VS about $63.99 + 20 for HD + DVR + MVR = $84 + $5 per tv - $5 tv 1.

U-200 does not have
CBS College Sports Network HD - need U-450 or sports
Fox Business Network HD 
Hallmark Movie Channel HD 
Investigation Discovery HD 
ION Life 
NASA TV
NHL Network HD - need U-450 or sports
Outdoor Channel HD - need U-450 or sports
PBS Kids Sprout
Planet Green HD
qubo 
TVG Network - need U-450 or sports
VH1 Soul

Why do you need to BUY STARS and SHOWTIME to get so many non movie channels?

ALSO NO MLB NETWORK AT ALL!


----------



## The Merg (Jun 24, 2007)

Sorry to see you go brother... Good luck with FIOS and stay safe!

- Merg


----------



## seern (Jan 13, 2007)

I was just looking on Amazon and the TiVo XL is $499. A lot of money for 150 hours of hd recording and there is still the monthly fee to TiVo on top of the cost of Fios or cable.


----------



## Bigg (Feb 27, 2010)

JoeTheDragon said:


> u-verse line up sucks as you need U-300 + sports pack to get the same stuff as directv choice xtra.
> 
> U-300 does have the full Stars + showtime as part of it's price.
> 
> ...


The biggest issue with U-Verse is that the picture quality just sucks.
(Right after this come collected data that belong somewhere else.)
@@ -785,6 +803,7 @@
     a.serial_walk = p->train_serial >= 0 ? p->train_serial : (p->launch.last_samples == 0 || p->launch.last_samples >= mci_problem::kSerialWalkSamples) ? 1 : 0;
     if (p->debug_wrong_decision && a.serial_walk == 1) a.serial_walk = 3;
     a.status = p->d_status;
+    a.trace = p->finish_trace ? p->d_finish_trace : nullptr;
     a.maxn = maxn;
     a.spare = (size_t)(mci::train_lds_doubles(maxn) + mci::train_spare_doubles(maxn)) * sizeof(double) <= (size_t)kTrainLdsMax ? 1 : 0;
     const size_t sm = (size_t)(mci::train_lds_doubles(maxn) + (a.spare ? mci::train_spare_doubles(maxn) : maxn)) * sizeof(double);
diff --git a/mcintegration.jl_amd/csrc/mci_host_jit.h b/mcintegration.jl_amd/csrc/mci_host_jit.h
--- a/mcintegration.jl_amd/csrc/mci_host_jit.h
+++ b/mcintegration.jl_amd/csrc/mci_host_jit.h
@@ -552,6 +552,56 @@
     return MCI_OK;
 }
 
+int mci_debug_stage1_fused(const mci_problem *p, int32_t *used, uint64_t *base) {
+    if (!p) return fail(MCI_ERR_INVALID, "NULL argument");
+    if (used) *used = p->launch.last_stage1_fused ? 1 : 0;
+    if (base) *base = p->stage1_base;
+    return MCI_OK;
+}
+
+int mci_debug_stage1(mci_problem *p, int32_t recompute, double *out, int64_t n) {
+    if (!p || !out) return fail(MCI_ERR_INVALID, "NULL argument");
+    if (p->ctx->offline) return fail(MCI_ERR_NO_DEVICE, "offline context");
+    const auto &s = p->shape;
+    const size_t count = (size_t)mci_problem::kGroups * (size_t)s.nbin;
+    if (s.nbin <= 0 || n != (int64_t)count) return fail(MCI_ERR_INVALID, "out must hold %d x %d doubles", (int)mci_problem::kGroups, s.nbin);
+    if (p->launch.last_hist_rows <= 0) return fail(MCI_ERR_INVALID, "the last sample launch left no partial histogram rows");
+    HIPCHK(hipSetDevice(p->ctx->device));
+    hipStream_t st = p->ctx->stream;
+    if (!recompute) {
+        HIPCHK(hipMemcpyAsync(out, p->d_stage1, count * sizeof(double), hipMemcpyDeviceToHost, st));
+        HIPCHK(hipStreamSynchronize(st));
+        return MCI_OK;
+    }
+    double *tmp = nullptr;
+    HIPCHK(hipMalloc((void **)&tmp, count * sizeof(double)));
+    hipLaunchKernelGGL(mci::k_hist_stage1, dim3((s.nbin + 255) / 256, mci_problem::kGroups), dim3(256), 0, st, p->d_part_hist, (int)p->launch.last_hist_rows, s.nbin,
+                       (int)mci_problem::kGroups, tmp);
+    hipError_t e = hipGetLastError();
+    if (e == hipSuccess) e = hipMemcpyAsync(out, tmp, count * sizeof(double), hipMemcpyDeviceToHost, st);
+    if (e == hipSuccess) e = hipStreamSynchronize(st);
+    (void)hipFree(tmp);
+    HIPCHK(e);
+    return MCI_OK;
+}
+
+int mci_debug_finish_trace(mci_problem *p, int32_t on, unsigned long long *out) {
+    if (!p) return fail(MCI_ERR_INVALID, "NULL argument");
+    if (p->ctx->offline) return fail(MCI_ERR_NO_DEVICE, "offline context");
+    HIPCHK(hipSetDevice(p->ctx->device));
+    if (on && !p->d_finish_trace) {
+        HIPCHK(hipMalloc((void **)&p->d_finish_trace, mci::kTrainStamps * sizeof(unsigned long long)));
+        HIPCHK(hipMemsetAsync(p->d_finish_trace, 0, mci::kTrainStamps * sizeof(unsigned long long), p->ctx->stream));
+    }
+    p->finish_trace = on != 0;
+    if (out) {
+        if (!p->d_finish_trace) return fail(MCI_ERR_INVALID, "no stamps: the trace was never switched on");
+        HIPCHK(hipMemcpyAsync(out, p->d_finish_trace, mci::kTrainStamps * sizeof(unsigned long long), hipMemcpyDeviceToHost, p->ctx->stream));
+        HIPCHK(hipStreamSynchronize(p->ctx->stream));
+    }
+    return MCI_OK;
+}
+
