def bn_act_fwd_img(x, y, mean, invstd, gamma, beta, act, keep, keep_scale, y_img, T, pad):
    lib = load()
    px, ldx, M, N = _mat(x)
    py, ldy, M2, N2 = _mat(y)
    assert (M, N) == (M2, N2)
    pk, ldk = (None, 0)
    if keep is not None:
        assert tuple(keep.shape) == (M, N) and keep.stride(1) == 1
        pk, ldk = ptr(keep, torch.uint8), keep.stride(0)
    assert y_img.is_contiguous() and y_img.dtype == torch.bfloat16 and tuple(y_img.shape) == ((M // T) * (T + 2 * pad) + 2 * pad, N)
    _check(lib.t2amd_bn_act_fwd_img_f32(px, _i64(ldx), py, _i64(ldy), M, N, ptr(mean), ptr(invstd), ptr(gamma), ptr(beta), act, pk,
                                        _i64(ldk), C.c_float(keep_scale), ptr(y_img, torch.bfloat16), int(T), int(pad), _stream()),
           "t2amd_bn_act_fwd_img_f32")


def bn_act_bwd(dy, y, x, mean, invstd, gamma, act, keep, keep_scale, ws, dgamma, dbeta):
    lib = load()
    pd, ldd, M, N = _mat(dy)
    py, ldy, _, _ = _mat(y)
    px, ldx, _, _ = _mat(x)
    pk, ldk = (None, 0)
    if keep is not None:
        assert tuple(keep.shape) == (M, N) and keep.stride(1) == 1
        pk, ldk = ptr(keep, torch.uint8), keep.stride(0)
    _check(lib.t2amd_bn_act_bwd_f32(pd, _i64(ldd), py, _i64(ldy), px, _i64(ldx), M, N, ptr(mean), ptr(invstd),
                                    ptr(gamma), act, pk, _i64(ldk), C.c_float(keep_scale),
                                    ptr(ws, torch.float64), ptr(dgamma), ptr(dbeta), _stream()),
           "t2amd_bn_act_bwd_f32")


def bn_act_bwd_img(dy, y, x, mean, invstd, gamma, act, keep, keep_scale, ws, dgamma, dbeta, dx_img, T, pad, dbias, keep_f32=False):
    lib = load()
    pd, ldd, M, N = _mat(dy)
    py, ldy, _, _ = _mat(y)
    px, ldx, _, _ = _mat(x)
    pk, ldk = (None, 0)
    if keep is not None:
        assert tuple(keep.shape) == (M, N) and keep.stride(1) == 1
        pk, ldk = ptr(keep, torch.uint8), keep.stride(0)
    assert dx_img.is_contiguous() and dx_img.dtype == torch.bfloat16 and tuple(dx_img.shape) == ((M // T) * (T + 2 * pad) + 2 * pad, N)
    assert dbias.numel() == N
    _check(lib.t2amd_bn_act_bwd_img_f32(pd, _i64(ldd), py, _i64(ldy), px, _i64(ldx), M, N, ptr(mean), ptr(invstd),
                                        ptr(gamma), act, pk, _i64(ldk), C.c_float(keep_scale),
                                        ptr(ws, torch.float64), ptr(dgamma), ptr(dbeta), ptr(dx_img, torch.bfloat16), int(T), int(pad),
                                        ptr(dbias), 1 if keep_f32 else 0, _stream()),
           "t2amd_bn_act_bwd_img_f32")


def colsum(x, ws, out, accumulate=False):
    lib = load()
    px, ldx, M, N = _mat(x)
    assert out.numel() == N
    _check(lib.t2amd_colsum_f32(px, _i64(ldx), M, N, ptr(ws, torch.float64), ptr(out), 1 if accumulate else 0,
                                _stream()), "t2amd_colsum_f32")


def colsum16(x16, ws, out, accumulate=False):
    lib = load()
    assert x16.dtype == torch.bfloat16 and x16.dim() == 2 and x16.stride(1) == 1 and out.numel() == x16.shape[1]
    _check(lib.t2amd_colsum_bf16(ptr(x16, torch.bfloat16), _i64(x16.stride(0)), x16.shape[0], x16.shape[1], ptr(ws, torch.float64),
                                 ptr(out), 1 if accumulate else 0, _stream()), "t2amd_colsum_bf16")


def embedding_fwd(ids, table, out):
    lib = load()
    rows = ids.numel()
    _check(lib.t2amd_embedding_fwd_f32(ptr(_fullc(ids), torch.int64), ptr(_fullc(table)), ptr(_fullc(out)),
                                       _i64(rows), table.shape[1], table.shape[0], _stream()),
           "t2amd_embedding_fwd_f32")


def embedding_bwd(ids, dout, dtable, ws=None):
    lib = load()
    rows = ids.numel()
    _check(lib.t2amd_embedding_bwd_f32(ptr(_fullc(ids), torch.int64), ptr(_fullc(dout)), ptr(_fullc(dtable)),
                                       None, _i64(rows), dtable.shape[1], dtable.shape[0], _stream()),
           "t2amd_embedding_bwd_f32")


def philox_keep_mask(out, p, seed, offset=0):
    lib = load()
    _check(lib.t2amd_philox_keep_mask(ptr(_fullc(out), torch.uint8), _i64(out.numel()), C.c_float(p),
                                      C.c_ulonglong(seed), C.c_ulonglong(offset), _stream()),
           "t2amd_philox_keep_mask")


def fill(t, v):
    lib = load()
    _check(lib.t2amd_fill_f32(ptr(_fullc(t)), _i64(t.numel()), C.c_float(v), _stream()), "t2amd_fill_f32")


def copy2d(dst, src, src2=None):
    lib = load()
    pd, ldd, R, Cc = _mat(dst)
    ps, lds, R1, C1 = _mat(src)
    assert (R, Cc) == (R1, C1), (dst.shape, src.shape)
    p2, ld2 = (None, 0)
    if src2 is not None:
        p2, ld2, R2, C2 = _mat(src2)
        assert (R, Cc) == (R2, C2)
    _check(lib.t2amd_copy2d_f32(ps, _i64(lds), p2, _i64(ld2), pd, _i64(ldd), R, Cc, _stream()), "t2amd_copy2d_f32")
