struct PhParams {
    const bf16_t *A, *W;
    const void *bias;
    const void *res;
    void *out;
    long M;
    int N, K;
    long lda, ldw, ldo, ldr;
    long sA, sW, sO, sB, sR;
    float alpha;
// ... 26 lines not shown
                                             uniform_off, 0, 0);
}
__device__ __forceinline__ __amdgpu_buffer_rsrc_t make_rsrc(const void *base, long bytes) {
    return __builtin_amdgcn_make_buffer_rsrc(const_cast<void *>(base), 0, (int)(bytes > 0x7fffffffL ? 0x7fffffffL : bytes), 0x00020000);
}

typedef float f32x2p __attribute__((ext_vector_type(2)));
typedef __bf16 bf16x2p __attribute__((ext_vector_type(2)));
__device__ __forceinline__ uint32_t pack_bf16(float lo, float hi) {
    return __builtin_bit_cast(uint32_t, __builtin_convertvector(f32x2p{lo, hi}, bf16x2p));
}

template <int ACT>
__device__ __forceinline__ float act_apply(float v) {
    if constexpr (ACT == 1) return v * __builtin_amdgcn_rcpf(1.f + __expf(-v));
    if constexpr (ACT == 2) return 1.f - 2.f * __builtin_amdgcn_rcpf(__expf(2.f * v) + 1.f);
    if constexpr (ACT == 3) return fmaxf(v, 0.f);
    return v;
}

#ifndef PH_ST_AUX
#define PH_ST_AUX 0
#endif
#define PH_WAIT(N) asm volatile("s_waitcnt vmcnt(" #N ")" ::: "memory")
template <int N>
__device__ __forceinline__ void wait_vm() {
    static_assert(N >= 0 && N < 64, "vmcnt is a 6-bit counter");
    asm volatile("s_waitcnt vmcnt(%0)" ::"n"(N) : "memory");
}

constexpr int PBN = 256, PBK = 64;
constexpr unsigned PH_OOB = 0xC0000000u;

template <bool GLU, int ACT, int RES, int OUT, bool CONV = false, int LNF = 0, bool SPL = false>
__global__ __launch_bounds__(512, 2) void gemm_ph_kernel(const PhParams p) {
    constexpr int BN = PBN;
    constexpr int UA = 128 * 128;
    constexpr int UB = (BN / 2) * 128;
    constexpr int STEP = 2 * UA + 2 * UB;
    constexpr int OFF_A0 = 0, OFF_A1 = UA, OFF_B0 = 2 * UA, OFF_B1 = 2 * UA + UB;
    constexpr int TN = 2;
    constexpr int DA = UA / 8192;
    constexpr int DB = UB / 8192;
    constexpr int OSZ = OUT == 1 ? 4 : 2;
    constexpr bool BIASF32 = OUT != 0;
    constexpr int NST = 8 * (GLU ? 1 : 2) * (OUT == 0 ? 1 : 2) + (LNF == 2 ? 8 : 0);
    static_assert(LNF == 0 || (OUT == 0 && !CONV), "LayerNorm folding: bf16 GEMMs");
    static_assert(!SPL || LNF == 0, "shared-fragment split operands: not with a folded LayerNorm");
    static_assert(LNF != 1 || (RES == 0 && (GLU || ACT == 1)), "LNF 1: the w_1 (SiLU) / pointwise_conv1 (GLU) projections");
    static_assert(LNF != 2 || RES == 1, "LNF 2: a residual GEMM");
    static_assert(!(GLU && (ACT != 0 || RES != 0)), "GLU excludes an activation and a residual");
    static_assert(!(RES != 0 && ACT != 0), "the layer never pairs a residual with an activation");
    extern __shared__ __attribute__((aligned(1024))) unsigned char lds[];

    const int tid = threadIdx.x, lane = tid & 63;
    const int wave = __builtin_amdgcn_readfirstlane(tid >> 6);
    const int wr = wave >> 2, wc = wave & 3;
    const long nblk = (long)p.mtiles * p.ntiles;
    const long total = nblk * p.batch;
    const long per = total / 8;
    const int nt = SPL ? p.nsteps : p.K / PBK;

    auto pix_off = [&](long m) -> long {
        const long tf = (long)p.T2 * p.F2;
        const long bb = m / tf, rem = m - bb * tf;
        const long t2 = rem / p.F2, f2 = rem - t2 * p.F2;
        return (((bb * p.T1 + 2 * t2) * p.F1 + 2 * f2) * p.CiA) * 2;
    };

    struct Tile {
        long m0;
        int n0, z, vr;
        __amdgpu_buffer_rsrc_t Ar, Wr;
    };
    auto make_tile = [&](long t, Tile &T) {
        const bool real = t < total;
        long tt = real ? t : 0;
        if (tt < per * 8) tt = (tt % 8) * per + tt / 8;
        T.z = (int)(tt / nblk);
        const long bid = tt % nblk;
        const int mt0 = (int)(bid / p.ntiles), nt0 = (int)(bid % p.ntiles);
        T.m0 = (long)mt0 * p.tm;
        T.n0 = nt0 * BN;
        T.vr = (int)min((long)p.tm, p.M - T.m0);
        if constexpr (CONV) {
// ... 34 lines not shown
                const unsigned coff = SPL ? (unsigned)(16 * (sc & 3) + (sc >> 2) * p.w_lo) : (unsigned)(16 * sc);
                b_off[h][j] = (unsigned)((long)((u >> 5) * 64 + h * 32 + pc) * (CONV ? p.CiW : p.ldw) * 2) + coff;
            }
    };
    auto a_soff = [&](int kt) -> unsigned {
        if constexpr (SPL && !CONV) {
            const int blk = kt >> p.pb_shift, c = kt - (blk << p.pb_shift);
            return (unsigned)(blk * 2 * p.pb_bytes + c * 64);
        } else if constexpr (SPL) {
            const int tap = (kt * p.inv_spt) >> 16, kc = kt - tap * p.spt;
            const int dt = (tap * 11) >> 5, df = tap - 3 * dt;
            return (unsigned)(((dt * p.F1 + df) * p.CiA) * 2 + kc * 64);
        } else if constexpr (!CONV) {
            const int seg = (kt >= p.nk1) + (kt >= 2 * p.nk1);
            const int r = kt - seg * p.nk1;
            const int blk = r >> p.pb_shift, c = r - (blk << p.pb_shift);
            return (unsigned)(blk * 2 * p.pb_bytes + (seg == 1 ? p.pb_bytes : 0) + c * 128);
        } else {
            const int tap = (kt * p.inv_spt) >> 16, kc = kt - tap * p.spt;
            const int seg = (kc >= p.nk1) + (kc >= 2 * p.nk1), cc = kc - seg * p.nk1;
            const int dt = (tap * 11) >> 5, df = tap - 3 * dt;
            return (unsigned)(((dt * p.F1 + df) * p.CiA + (seg == 1 ? p.Ci : 0)) * 2 + cc * 128);
        }
    };
    auto w_soff = [&](int kt) -> unsigned {
        if constexpr (!CONV) return SPL ? kt * p.w_step : kt * 128;
        const int tap = (kt * p.inv_spt) >> 16, kc = kt - tap * p.spt;
        return (unsigned)(tap * p.N * p.CiW * 2 + kc * (SPL ? 64 : 128));
    };
    auto stage_a = [&](const Tile &T, int h, int buf, int kt) {
#ifdef PH_ABL_NODMA
        return;
#endif
#pragma unroll
        for (int j = 0; j < DA; ++j)
            dma16(T.Ar, a_off[h][j], a_soff(kt), lds + buf * STEP + (h ? OFF_A1 : OFF_A0) + (wave * DA + j) * 1024);
    };
    auto stage_b = [&](const Tile &T, int h, int buf, int kt) {
#ifdef PH_ABL_NODMA
        return;
#endif
#pragma unroll
        for (int j = 0; j < DB; ++j)
            dma16(T.Wr, b_off[h][j], w_soff(kt), lds + buf * STEP + (h ? OFF_B1 : OFF_B0) + (wave * DB + j) * 1024);
    };

    const int fr = lane & 15, kq = lane >> 4;
    const unsigned frag = fr * 128 + ((kq ^ (fr & 7)) * 16);
    const unsigned la = wr * (64 * 128) + frag;
    const unsigned lb = wc * (32 * 128) + frag;

    bf16x8p af[4][2], bf0[TN][2], bf1[TN][2];
    auto read_a = [&](int h, int buf) {
#ifdef PH_ABL_NOREAD
        return;
#endif
        const unsigned char *base = lds + buf * STEP + (h ? OFF_A1 : OFF_A0);
#pragma unroll
        for (int i = 0; i < 4; ++i) {
            af[i][0] = *reinterpret_cast<const bf16x8p *>(base + la + i * 2048);
            af[i][1] = *reinterpret_cast<const bf16x8p *>(base + (la ^ 64) + i * 2048);
        }
    };
    auto read_b = [&](int h, int buf, bf16x8p (&dst)[TN][2]) {
#ifdef PH_ABL_NOREAD
        return;
#endif
        const unsigned char *base = lds + buf * STEP + (h ? OFF_B1 : OFF_B0);
#pragma unroll
        for (int j = 0; j < TN; ++j) {
            dst[j][0] = *reinterpret_cast<const bf16x8p *>(base + lb + j * 2048);
            dst[j][1] = *reinterpret_cast<const bf16x8p *>(base + (lb ^ 64) + j * 2048);
        }
    };
// ... 341 lines not shown
                        }
                    }
                    store8(o, live, row, col);
                }
                if constexpr (LNF == 2) { gst1[LNF == 2 ? g : 0] = live ? st1 : 0.f; gst2[LNF == 2 ? g : 0] = live ? st2 : 0.f; }
            }
            if constexpr (LNF == 1) row_norm(vn, nx_rstd, nx_nm);
        }
    }
    if constexpr (LNF == 2) {
        __builtin_amdgcn_sched_barrier(0);
#pragma unroll
        for (int g = 0; g < 8; ++g) { gst1[g] += __shfl_xor(gst1[g], 16, 64); gst2[g] += __shfl_xor(gst2[g], 16, 64); }
#pragma unroll
        for (int g = 0; g < 8; ++g) { gst1[g] += __shfl_xor(gst1[g], 32, 64); gst2[g] += __shfl_xor(gst2[g], 32, 64); }
        typedef unsigned u32x2p __attribute__((ext_vector_type(2)));
#pragma unroll
        for (int g = 0; g < 8; ++g) {
            const int row = wr * 128 + g * 16 + efr;
            const bool ok = ekq == 0 && row < cur.vr;
            const unsigned off = ok ? (unsigned)(row * 64 + ((cur.n0 >> 8) * 4 + wc) * 8) : PH_OOB;
            __builtin_amdgcn_raw_buffer_store_b64(u32x2p{__float_as_uint(gst1[g]), __float_as_uint(gst2[g])}, Sr, off, 0, 0);
        }
    }
    __builtin_amdgcn_sched_barrier(0);
    first = false;
    if constexpr (CONV) make_tile(t + gridDim.x, cur);
    else cur = nxt;
    PH_STAMP(53);
    }
    PH_WAIT(0);
}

It's way overcompressed.



seern said:


> I was just looking on Amazon and the TiVo XL is $499. A lot of money for 150 hours of hd recording and there is still the monthly fee to TiVo on top of the cost of Fios or cable.


TiVo has lifetime for $399. The boxes are $700 or $900 when you include service. If you already have TiVo, they are $600 or $800 with MSD.

Or you could get an MCE box with the Ceton tuner, which is pretty expensive, but, like TiVo, doesn't have monthly fees, and is also scalable with extenders, and you can add as much storage as you want. If you want 10TB, go for it.


----------



## SPACEMAKER (Dec 11, 2007)

Why is it that whenever someone cancels DirecTV they feel the need to post some rambling thread about it? Not trying to bash anyone but it seems like there is 1 or 2 threads like this every week. Do people do this every time they cancel any type of service or subscription? 

I know I chose to click on the thread so don't start with the canned responses.


----------



## wesmills (Apr 7, 2003)

syphix said:


> Cost of Tivo Premiere & Premiere XL = $798
> 
> $12.95/box service = $621.60
> 
> ...


I would point out a couple of flaws in your numbers: Only the first box is $12.95. The second is $9.95. So 24 @ 12.95 = 310.80. 24 @ 9.95 = 238.80, total service 549.60. (He could spend $698 and get TiVo lifetime on both boxes) In addition, MRV is included with a TiVo, so that saves the service fee, but you do have to network it yourself instead of having DECA or MoCA built in.

Ultimately, it comes down to who you want to pay, and how much. If Verizon offered FS Houston in HD (or at all, really), I'd be set. Instead, I pick up the Astros on XM.


----------



## Shades228 (Mar 18, 2008)

SPACEMAKER said:


> Why is it that whenever someone cancels DirecTV they feel the need to post some rambling thread about it? Not trying to bash anyone but it seems like there is 1 or 2 threads like this every week. Do people do this every time they cancel any type of service or subscription?
> 
> I know I chose to click on the thread so don't start with the canned responses.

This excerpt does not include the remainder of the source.